The most widely accepted scenarios for the origin and evolution of life on earth posit that the primitive earth atmosphere was almost completely deprived of oxygen and the first organisms were anaerobic (10,16,17). After the appearance of O₂, a number of anaerobic environments were preserved and allowed the survival of microorganisms able to utilize substrates through fermentative and anaerobic respiratory processes (6). Anaerobic ecosystems remain widespread in the world and include soils, sediments, and human-managed process environments (landfills, anaerobic chambers used in breweries, sewage sludge digesters), as well as gastrointestinal tracts of man and animals (4,7). Moreover, many anaerobic microorganisms are potential agents of several pathologies.

In vitro cultivation of many species of anaerobic microorganisms must be conducted in an environment that is not merely oxygen-free, but also highly reducing (low redox potential) (5,7,9,10). Because of the vagaries of anaerobic medium preparation, there is a need to use dyes which allow visual assessment of the redox state of culture media. Resazurin (7-hydroxy-3H-phenoxazin-3-one 10-oxide;

) is the most widely used indicator of reducing conditions in these culture media (1,5,7,9). Methods aimed at eliminating dissolved O₂ include sparging of culture media with O₂-free gas (usually CO₂ or N₂) for several hours and addition of a chemical reducing agent (2,5,7,15). However, many anaerobic bacteria do not grow well in media reduced with strong reducing agents like sodium dithionite or sodium sulfide; some reasons for this include the formation of toxic intermediates and precipitation of essential metal ions. For these organisms, cysteine is the preferred reducing agent because of its low toxicity, but achieving reducing conditions (low redox potential) with cysteine is very slow, making it inconvenient if the medium is needed immediately or in large quantity.
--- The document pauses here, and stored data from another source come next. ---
template <int BN, int STAGES, bool GEGLU, bool SC, int KIND>
__global__ void __launch_bounds__(GEMM_THREADS, 1)
gemm_conv_kernel(const __grid_constant__ CUtensorMap tmA, const __grid_constant__ CUtensorMap tmB,
                 const __grid_constant__ CUtensorMap tmS0, const __grid_constant__ CUtensorMap tmS1,
                 const __grid_constant__ CUtensorMap tmBs, const GemmParams p) {
  using L = SmemLayout<BN, STAGES, SC>;
  constexpr int KBK = KIND == KIND_TF32 ? 32 : 64;
  extern __shared__ uint8_t smem_raw[];
  const uint32_t smem_base = (smem_u32(smem_raw) + 1023u) & ~1023u;
  float* stg = reinterpret_cast<float*>(smem_raw + (smem_base - smem_u32(smem_raw)));
  const uint32_t bar_base = smem_base + L::BAR_OFFSET;
  auto full_bar = [&](int s) { return bar_base + 8u * s; };
  auto empty_bar = [&](int s) { return bar_base + 8u * (STAGES + s); };

  const int warp = threadIdx.x >> 5;
  const int lane = threadIdx.x & 31;
  const int tile = blockIdx.x;
  const int n_tile = tile % p.n_tiles;
  const int m_tile = tile / p.n_tiles;
  const int n0 = n_tile * BN;
  const int total_slabs = p.slabs_main + (SC ? p.slabs_sc : 0);

  int b0 = 0, y0 = 0, x0 = 0;
  if (p.conv) {
    const int tx = m_tile % p.tiles_x;
    const int ty = (m_tile / p.tiles_x) % p.tiles_y;
    const int tb = m_tile / (p.tiles_x * p.tiles_y);
    x0 = tx * p.bw;
    y0 = ty * p.bh;
    b0 = tb * p.bb;
  }

  if (warp == 8 && lane == 0) {
    tma_prefetch_desc(&tmA);
    tma_prefetch_desc(&tmB);
    if (SC) {
      tma_prefetch_desc(&tmS0);
      tma_prefetch_desc(&tmS1);
      tma_prefetch_desc(&tmBs);
    }
    for (int s = 0; s < STAGES; ++s) {
      mbar_init(full_bar(s), 1);
      mbar_init(empty_bar(s), 2);
    }
    fence_barrier_init();
  }
  pdl_wait();
  __syncthreads();
  pdl_launch_dependents();

  if (warp == 8) {
    if (lane == 0) {
      for (int s = 0; s < total_slabs; ++s) {
        const int stage = s % STAGES;
        const uint32_t phase = (s / STAGES) & 1;
        mbar_wait(empty_bar(stage), phase ^ 1);
        const uint32_t a_dst = smem_base + stage * L::STAGE_BYTES;
        const uint32_t b_dst = a_dst + A_BYTES;
        mbar_expect_tx(full_bar(stage), L::STAGE_BYTES);
        if (s < p.slabs_main) {
          if (p.conv) {
            const int tap = s / p.cin_slabs;
            const int c0 = (s - tap * p.cin_slabs) * KBK;
            const int dy = tap / 3 - 1, dx = tap % 3 - 1;
            tma_load_4d(a_dst, &tmA, full_bar(stage), c0, x0 * p.stride + dx, y0 * p.stride + dy, b0);
            tma_load_2d(b_dst, &tmB, full_bar(stage), c0, tap * p.cout + n0);
          } else {
            tma_load_2d(a_dst, &tmA, full_bar(stage), s * KBK, m_tile * BM);
            tma_load_2d(b_dst, &tmB, full_bar(stage), s * KBK, n0);
          }
        } else {
          const int ss = s - p.slabs_main;
          if (ss < p.sc_split)
            tma_load_4d(a_dst, &tmS0, full_bar(stage), ss * BK, x0, y0, b0);
          else
            tma_load_4d(a_dst, &tmS1, full_bar(stage), (ss - p.sc_split) * BK, x0, y0, b0);
          tma_load_2d(b_dst, &tmBs, full_bar(stage), ss * BK, n0);
        }
      }
    }
    return;
  }

  const int wg = warp >> 2;
  float acc[BN / 2];
  float acc_sc[BN / 2];
  auto run_slabs = [&](float (&accr)[BN / 2], int s_begin, int s_end) {
    for (int s = s_begin; s < s_end; ++s) {
      const int stage = s % STAGES;
      mbar_wait(full_bar(stage), (s / STAGES) & 1);
      const uint32_t a_src = smem_base + stage * L::STAGE_BYTES + wg * (64 * 128);
      const uint32_t b_src = smem_base + stage * L::STAGE_BYTES + A_BYTES;
      wgmma_fence();
#pragma unroll
      for (int k = 0; k < 4; ++k) {
        const uint64_t da = make_gmma_desc_sw128(a_src + k * 32, 0, 1024);
        const uint64_t db = make_gmma_desc_sw128(b_src + k * 32, 0, 1024);
        const int scale_d = (s > s_begin || k > 0) ? 1 : 0;
        if constexpr (KIND == KIND_TF32) {
          WgmmaTF32SS<BN>::mma(accr, da, db, scale_d);
        } else {
          WgmmaF16SS<BN, 0>::mma(accr, da, db, scale_d);
        }
      }
      wgmma_commit();
      wgmma_wait<1>();
      if (s > 0 && (threadIdx.x & 127) == 0) mbar_arrive(empty_bar((s - 1) % STAGES));
    }
  };
  run_slabs(acc, 0, p.slabs_main);
  if constexpr (SC) run_slabs(acc_sc, p.slabs_main, total_slabs);
  wgmma_wait<0>();
  fence_regs(acc);
  if (SC) fence_regs(acc_sc);

  named_bar_sync(1, 256);
  {
    const int r0 = wg * 64 + ((warp & 3) << 4) + (lane >> 2);
    const int cq = (lane & 3) * 2;
#pragma unroll
    for (int i = 0; i < BN / 8; ++i) {
      *reinterpret_cast<float2*>(stg + r0 * L::LDS + i * 8 + cq) = make_float2(acc[4 * i], acc[4 * i + 1]);
      *reinterpret_cast<float2*>(stg + (r0 + 8) * L::LDS + i * 8 + cq) = make_float2(acc[4 * i + 2], acc[4 * i + 3]);
      if (SC) {
        float* s2 = stg + 128 * L::LDS;
        *reinterpret_cast<float2*>(s2 + r0 * L::LDS + i * 8 + cq) = make_float2(acc_sc[4 * i], acc_sc[4 * i + 1]);
        *reinterpret_cast<float2*>(s2 + (r0 + 8) * L::LDS + i * 8 + cq) = make_float2(acc_sc[4 * i + 2], acc_sc[4 * i + 3]);
      }
    }
  }
  named_bar_sync(1, 256);
  const int row = threadIdx.x & 127;
  const int half = threadIdx.x >> 7;
  long long out_row;
  int sample;
  map_row(p, m_tile, row, &out_row, &sample);
  const float* srow = stg + row * L::LDS;
  if (KIND == KIND_F16) {
    epilogue_store<BN, GEGLU>(p, srow, SC ? srow + 128 * L::LDS : nullptr, n_tile, out_row, sample, half, 2);
    return;
  }
  if (out_row < 0) return;
  const float* res_row = p.res_f32 ? p.res_f32 + out_row * p.N : nullptr;
#pragma unroll 1
  for (int c = half; c < BN / 32; c += 2) {
    const int ncol = n0 + c * 32;
    if (ncol >= p.N) continue;
#pragma unroll
    for (int g = 0; g < 8; ++g) {
      float4 v = *reinterpret_cast<const float4*>(srow + c * 32 + g * 4);
      if (p.bias_f32 != nullptr) {
        const float4 b4 = __ldg(reinterpret_cast<const float4*>(p.bias_f32 + ncol + g * 4));
        v.x += b4.x, v.y += b4.y, v.z += b4.z, v.w += b4.w;
      }
      if (res_row != nullptr) {
        const float4 r4 = __ldg(reinterpret_cast<const float4*>(res_row + ncol + g * 4));
        v.x += r4.x, v.y += r4.y, v.z += r4.z, v.w += r4.w;
      }
      *reinterpret_cast<float4*>(p.out_f32 + out_row * p.N + ncol + g * 4) = v;
    }
  }
}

Fukushima et al. (3) reported that a culture medium for anaerobic ruminal bacteria achieved the desired degree of anaerobiosis in considerably less time when exposed to high intensity light from a halogen lamp. The present work sought to verify that this same procedure could be employed in the preparation of a second type of anaerobic culture medium commonly used for the growth of nonruminal anaerobic bacteria.

MATERIALS AND METHODS

Culture medium and light source

Experiments were conducted in 18 x 150 mm Balch-type anaerobic culture tubes sealed with flanged butyl stoppers (Bellco, Vineland, NJ) and aluminum crimp seals (Wheaton, Millville, NJ) (1). Culture medium used in all experiments was CM5 (cellulolytic medium) (18), containing resazurin (RNO) (Na salt, Sigma, St. Louis, MO, USA) as redox indicator at a concentration of 2.0 mg/L (~6.8 µM). The medium was purged with O₂-free N₂ for 90 min (N₂ gas was rendered O₂-free by passage through hot copper filings). Each tube received 0.4 mL of Cys from stock solutions of cysteine hydrochloride (2.5% w/v, prepared under N₂) via N₂-flushed hypodermic syringes. Control tubes had no Cys but contained RNO; all tests were performed in triplicates.
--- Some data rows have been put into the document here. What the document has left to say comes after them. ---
constexpr int kWfBlock = 256;
constexpr int kWfBlockNarrow = 64;
constexpr int kWfStack = PTMI_BVH_MAX_DEPTH;
#ifndef PTMI_WF_MIN_WAVES
#define PTMI_WF_MIN_WAVES 5
#endif
#ifndef PTMI_WF_MIN_WAVES_GENERAL
#define PTMI_WF_MIN_WAVES_GENERAL 5
#endif
#ifndef PTMI_WF_QUEUES
#define PTMI_WF_QUEUES 8
#endif
// ... 258 lines not shown
            asm volatile("" ::: "memory");
            Ray wr;
            wr.o = v4(fetch(r.o.x), fetch(r.o.y), fetch(r.o.z), fetch(r.o.w));
            wr.d = v4(fetch(r.d.x), fetch(r.d.y), fetch(r.d.z), fetch(r.d.w));
            wr.ix = wr.iy = wr.iz = 0;
            const float w_limit = fetch(limit);
            if (has_item) {
                unsigned long long* const owner_key = &key_mem[wave_first + owner];
                tri_test<PRE>(e0, e1, [&](float4& l0, float4& l1) { l0 = rec[kL0]; l1 = rec[kL1]; }, wr, w_limit,
                              [&](const V4&, float ray_t, float s, float t, bool front, float nsd) {
                    const bool nan_hit = NANSAFE && !w_shadow && !(nsd == nsd);
                    const unsigned long long key = w_shadow ? ((unsigned long long)w_tri << 32)
                                                   : nan_hit ? 0ull
                                                   : (((unsigned long long)__float_as_uint(nsd) << 32) | (unsigned long long)(~w_tri));
                    atomicMin(owner_key, key);
                    if (!w_shadow && *owner_key == key) {
                        uint32_t* const rec_out = &stack_mem[wave_first + owner];
                        rec_out[0 * kWfBlock] = __float_as_uint(ray_t);
                        rec_out[kWordS * kWfBlock] = __float_as_uint(s);
                        rec_out[kWordT * kWfBlock] = __float_as_uint(t);
                        rec_out[kWordTri * kWfBlock] = w_tri | (front ? kHitFront : 0u) | kHitFound;
                    }
                });
            }
        }
        if (cnt != 0u) {
            const uint32_t won = (uint32_t)(key_mem[tid] >> 32);
            if (NANSAFE && !shadow && won == 0u) {
                give_path_up(radiance, transfer, reflection, p_bbx, p_tri);
                hit_mem[kWordTri * kWfBlock] = 0;
                cur = REF_NONE; tri_i = tri_end = 0; sp = stack_floor;
                if (kTos) tos = REF_NONE;
                job_counter[1] = 1u;
            } else
            if (!shadow) {
                limit = __uint_as_float(won);
                p_tri += cnt; tri_i += cnt;
            } else if (won != 0xFFFFFFFFu) {
                p_tri += won - tri_i + 1u;
                hit_mem[kWordTri * kWfBlock] |= kHitFound;
                tri_end = tri_i; cur = REF_NONE;
            } else {
                p_tri += cnt; tri_i += cnt;
            }
            if (tri_i >= tri_end && ref_is_leaf(cur)) enter_leaf(false);
        }
    };
    auto node_step = [&]() {
        const float4* const rec = reinterpret_cast<const float4*>(&sc.tris[cur & REF_INDEX_MASK_INNER]);
        const float4 a = rec[0], b = rec[1], c = rec[2], d = rec[3];
        const NodeView n = node_view(a, b, c, d);
        const bool fwd = ((dir_signs >> n.axis) & 1u) != 0;
        float d2_1 = 0, d2_2 = 0;
        if (kCull) {
            d2_1 = ptmi_cull::box_distance2(n.lo1, n.hi1, r.o.x, r.o.y, r.o.z);
            d2_2 = ptmi_cull::box_distance2(n.lo2, n.hi2, r.o.x, r.o.y, r.o.z);
            asm volatile("" : "+v"(d2_1), "+v"(d2_2));
        }
        bool h1, h2;
        if (!wave_exact) {
            h1 = box_hit_ordered(n.lo1, n.hi1, r, limit);
            h2 = box_hit_ordered(n.lo2, n.hi2, r, limit);
        } else {
            h1 = box_hit(n.lo1, n.hi1, (n.ref1 & REF_EMPTY) != 0, r, limit);
            h2 = box_hit(n.lo2, n.hi2, (n.ref2 & REF_EMPTY) != 0, r, limit);
        }
        p_bbx += 2;
        bool culled = false;
        if (kCull) {
            const uint32_t cull_bits = n.cull & (dir_signs >> 3) & sc.leaf_cull;
            const bool first = fwd ? h1 : !h2;
            const bool certified = (cull_bits & (first ? ptmi_cull::kCullChild1 : ptmi_cull::kCullChild2)) != 0u;
            culled = (h1 | h2) & certified & ptmi_cull::box_is_beyond(first ? d2_1 : d2_2, limit);
        }
        const uint32_t far_ref = fwd ? n.ref2 : n.ref1;
        sp[kWfBlock] = far_ref;
        uint32_t* const pushed = sp + kWfBlock;
        const uint32_t child = fwd ? (h1 ? n.ref1 : n.ref2) : (h2 ? n.ref2 : n.ref1);
        cur = h1 ? child : (h2 ? child : cur);
        if (kTos) tos = h1 ? (h2 ? far_ref : tos) : tos;
        sp = h1 ? (h2 ? pushed : sp) : sp;
        if (!(h1 | h2)) pop();
        if (ref_is_leaf(cur)) enter_leaf(culled);
    };

    int wait_debt = 0;
    bool pending, want_inner, want_post;
    int n_t, n_i, n_p;
    bool any_lane;
    unsigned long long dead_lanes = 0ull;
    auto survey = [&]() {
        pending = tri_i < tri_end;
        const bool has_node = cur < REF_DEAD;
        const unsigned long long b_t = __builtin_amdgcn_ballot_w64(pending), b_n = __builtin_amdgcn_ballot_w64(has_node), b_dead = dead_lanes;
        const unsigned long long m_t = b_t, m_i = b_n & ~b_t, m_p = ~(b_t | b_n | b_dead);
        want_inner = !pending & has_node;
        want_post = !pending & !has_node & (cur != REF_DEAD);
        any_lane = (m_t | m_i | m_p) != 0ull;
        n_t = __popcll(m_t); n_i = __popcll(m_i); n_p = __popcll(m_p);
        asm volatile("" : "+s"(n_t), "+s"(n_i));
        wait_debt += n_p;
    };
    const int wait_debt_bound = (int)sc.wait_debt;
    auto path_logic_due = [&]() { return n_p > 0 && wait_debt >= wait_debt_bound; };
    auto nothing_traverses = [&]() { return n_t == 0 && n_i == 0; };
    for (;;) {
        survey();
        if (!any_lane) break;
        auto to_path_logic = [&]() { return path_logic_due() || nothing_traverses(); };
        auto pass_is_due = [&]() { return n_t >= kLeafLanes || (n_t > 0 && 3 * n_t >= kLeafRatio * n_i); };
        while (!to_path_logic()) {
            if (pass_is_due()) {
                leaf_pass(pending);
                survey();
                continue;
            }
            if (STATS) { trips_i++; lanes_i += n_i; }
            if (want_inner) node_step();
            survey();
        }
        wait_debt = 0;
        if (STATS) { trips_p++; lanes_p += n_p; }
        const unsigned long long pass_start = STATS ? __builtin_amdgcn_s_memtime() : 0ull;
        bool new_ray = false;
        V4 new_direction = v4(0, 0, 0, 0);
        if (want_post) {
            need_path = cur == REF_IDLE;
            alive = true;
            bool end_path = false, missed = false;
            bool start_shadow = false, do_scatter = false, lit = false;
            Hit hit;
            hit.point = v4(0, 0, 0, 0); hit.s = hit.t = 0; hit.tri = 0; hit.front = false;
            if (!need_path) {
// ... 101 lines not shown
                    got_job = gx < sc.width && gy < sc.height;
                }
            }
            if (open && base + n_want > q_size) {
                q_cur = (q_cur + 1u) % (uint32_t)kQueues;
                q_done++;
            }
        }

        if (want_post) {
            if (got_job) {
                const uint32_t it = first_iteration + it_local * iteration_stride;
                slot = it_local * (sc.width * sc.height) + gy * sc.width + gx;
                seed = lcg_seed(gx, gy, sc.width, sc.height, it, sc.source_seed != 0);
                float sample_x, sample_y;
                draw_sample(sc, gx, gy, it, seed, sample_x, sample_y);
                check(sample_x >= -0.5f && sample_y >= -0.5f && sample_x <= 0.5f && sample_y <= 0.5f, C_CHK_SAMPLE);
                {
                    const DScene& cs = cold_scene();
                    r.o = v4(cs.cam_pos);
                    new_direction = mad(v4(cs.cam_up), sample_y, mad(v4(cs.cam_right), sample_x, v4(cs.cam_dir)));
                }
                radiance = v4(0, 0, 0, 0);
                transfer = v4(1, 1, 1, 1);
                reflection = 0; p_bbx = 0; p_tri = 0;
                in_water = false;
                shadow = false;
                need_path = false;
                bool skip = false;
                if (SS && it > 5u) {
                    const DScene& cs = cold_scene();
                    const uint32_t off = owns_pixel ? gy * sc.width + gx : sample_pixel(sc, sample_x, sample_y);
                    const float n = cs.image_ray_nb[off];
                    const float4 vv = reinterpret_cast<const float4*>(cs.image_v)[off];
                    const float sigma2_n = fmaxf(fmaxf(fdiv(vv.x, n), fdiv(vv.y, n)), fdiv(vv.z, n));
                    uint32_t idx = (uint32_t)n;
                    if (idx > 1000u) idx = 1000u;
                    skip = (double)lcg_random(seed) > (double)fdiv(100 * sigma2_n, cs.x2inv[idx]) + 0.05;
                }
                if (skip) {
                    if (owns_pixel) cold_scene().stage_flag[gy * sc.width + gx] = 0.f;
                    need_path = true;
                } else
                if (sc.max_depth > 0) {
                    limit = INFINITY;
                    new_ray = true;
                } else {
                    finish_path(false);
                }
            }
            if (new_ray) {
                ray_set_direction(r, new_direction);
                dir_signs = (r.d.x > 0 ? 1u : 0u) | (r.d.y > 0 ? 2u : 0u) | (r.d.z > 0 ? 4u : 0u);
                if (kCull && ptmi_cull::ray_may_cull(r.o.x, r.o.y, r.o.z, r.o.w, r.d.w)) dir_signs |= (ptmi_cull::kCullChild1 | ptmi_cull::kCullChild2) << 3;
                const float o_size = __builtin_fabsf(r.o.x) + __builtin_fabsf(r.o.y) + __builtin_fabsf(r.o.z) + __builtin_fabsf(r.o.w);
                const float d_size = __builtin_fabsf(r.d.x) + __builtin_fabsf(r.d.y) + __builtin_fabsf(r.d.z) + __builtin_fabsf(r.d.w);
                bool bad = !((o_size <= 0x1p+40f) & (d_size <= 4.0f));
                if (!PLAIN && !owns_pixel && __builtin_expect(bad, 0)) {
                    const uint32_t place = atomicAdd(&job_counter[2], 1u);
                    bad = place < kGiveUpListCap;
                    if (bad) {
                        job_counter[kGiveUpListFirst + place] = slot;
                        slot |= kGivenUp;
                    }
                }
                if (__builtin_expect(bad, 0)) {
                    give_path_up(radiance, transfer, reflection, p_bbx, p_tri);
                    shadow = false;
                    job_counter[1] = 1u;
                }
                start_query();
                if (__builtin_expect(bad, 0)) { cur = REF_NONE; tri_i = tri_end = 0; }
            }
            if (need_path) cur = alive ? REF_IDLE : REF_DEAD;
        }
        dead_lanes = __builtin_amdgcn_ballot_w64(cur == REF_DEAD);
        wave_exact = __builtin_amdgcn_ballot_w64(exact_boxes) != 0ull;
        if (STATS) cycles_p += __builtin_amdgcn_s_memtime() - pass_start;
    }

    if (STATS && (tid & 63u) == 0) {
        atomicAdd(&block_counters[C_TRIPS_I], (unsigned long long)trips_i);
        atomicAdd(&block_counters[C_LANES_I], lanes_i);
        atomicAdd(&block_counters[C_TRIPS_T], (unsigned long long)(pass_rounds));
        atomicAdd(&block_counters[C_LANES_T], (unsigned long long)pass_items);
        atomicAdd(&block_counters[C_TRIPS_P], (unsigned long long)trips_p);
        atomicAdd(&block_counters[C_LANES_P], lanes_p);
        atomicAdd(&block_counters[C_CYCLES_P], cycles_p);
        atomicAdd(&block_counters[C_CYCLES_LOOP], __builtin_amdgcn_s_memtime() - loop_start);
    }
    if (STATS && culled_items != 0u) atomicAdd(&block_counters[C_LANES_T], (unsigned long long)culled_items);
    if (STATS && item_violations != 0u) atomicAdd(&block_counters[C_ITEM_VIOLATIONS], (unsigned long long)item_violations);
    __syncthreads();
    if (tid < (STATS ? 1u : (uint32_t)PTMI_COUNTER_SPLITS)) {
        unsigned long long* const totals = &block_counters[tid * kSplitWords];
        totals[C_SHADOW] = totals[C_HITS] * sc.n_lights;
    }
    __syncthreads();
    if (STATS) {
        if (tid < C_COUNT) atomicAdd(&cold_scene().counters[tid], block_counters[tid]);
    } else if (tid < kBlockCounters) {
        const uint32_t k = tid / kSplitWords, c = tid % kSplitWords;
        if (k == 0u || block_counters[tid] != 0ull) atomicAdd(&cold_scene().counters[k * C_COUNT + c], block_counters[tid]);
    }
}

Illumination of tubes was accomplished by placing two halogen lamps at distance of 38 cm from the tubes to be illuminated and angled 45º to the benchtop in a shaded room to eliminate outdoor and hallway light. Tubes were illuminated at six different light intensities: 0 (dark), 10, 45, 90, 180 and 360 µE / m² × s (E = Einstein; one E = 6.02 × 10²³ photons). Light intensity was measured with a model LI-189 quantum photometer (LI-COR, Lincoln, NE). RNO reduction was determined every 2 min by measuring A₆₀₀with a Milton Roy model Spectronic 21 spectrophotometer. The effect of lamp type (incandescent or fluorescent) was tested at equivalent light intensities (~10-12 µE / m² × s).

Detection of dissolved oxygen

In order to verify that the light-accelerated reduction of culture media containing RNO and Cys was followed by a concomitant disappearance in dissolved O₂ content, O₂ was measured with a Clark-type oxygen electrode (Rank Bros., U.K.) at 60ºC containing 0.5 ml of air-saturated medium and RNO (100 µg/ml). The stimulation in O₂-consumption upon adding Cys (1.25 mg/ml) was recorded in the absence (by covering with aluminum foil) and presence of incandescent light (Tensor^R lamp, model 1500, Boston, MA, supplied 15 candlepower) placed 2 cm from the reaction cuvette.

Microbial growth

The following anaerobic microorganisms were grown (in quadruplicate): Clostridium butyricum 5001, Clostridium pasteurianum 5301, Clostridium perfringens 5003 and Thermoanaerobacter saccharolyticum B6A. Two experimental conditions were tested: after addition of all reagents, including Cys, culture tubes were either exposed to high intensity light (370-380 µE / m² × s) or to a lower intensity light in a laboratory fitted with ceiling-mounted overhead fluorescent bulbs, from which the measured light intensity on the benchtop varied slightly around a mean value of ~10 µE / m² × s (hereafter referred to as "regular laboratory illumination"). Microbial inoculation (0.3 mL from a stock culture, injected into each tube, previously warmed to 39ºC) was performed immediately after medium reduction. Cultures were incubated in the dark at 39ºC without shaking and were mixed by inversion just prior to each optical density reading at 540 nm (OD₅₄₀).

Maximum specific growth rate constants (µ_max values) were calculated as the slope of the linear portion of a graph of ln OD₅₄₀ versus time. Because of the difficulty of directly measuring the length of the lag time prior to onset of growth, lag time was estimated as:

Discrete lag time = [ (y intercept of ln OD₅₄₀versus time regression line) - (ln OD₅₄₀ at zero-time) ] / µ_max

RESULTS AND DISCUSSION

There was a dramatic effect of light intensity on culture media reduction (

). Tubes kept in the dark as well as those exposed to regular laboratory illumination (10 µE / m² × s), did not achieve complete reduction during the experimental period of 60 min. In other experiments (data not shown), tubes kept in the dark took more than 12 h to reduce whereas those under 10 µE / m² × s, reduction was achieved after 2-3 h. When exposed to high intensity light (180 and 360 µE / m² × s) complete medium reduction was achieved in less than 20 min.

shows the bilogarithmic plot between light intensity and the time required for complete medium reduction (determined spectrophotometrically). Because light intensities of 180 and 360 µE / m² × s yielded similar effects on media reduction, there appears to be an upper limit on light intensity to achieve a maximum response and it is doubtful if light intensities over 360 µE / m² × s will greatly accelerate medium reduction rate. This technique is very easy to use on a routine basis because an ordinary 100 Watt clear bulb lamp yields about 370 µE / m² × s at 11-12 cm distance.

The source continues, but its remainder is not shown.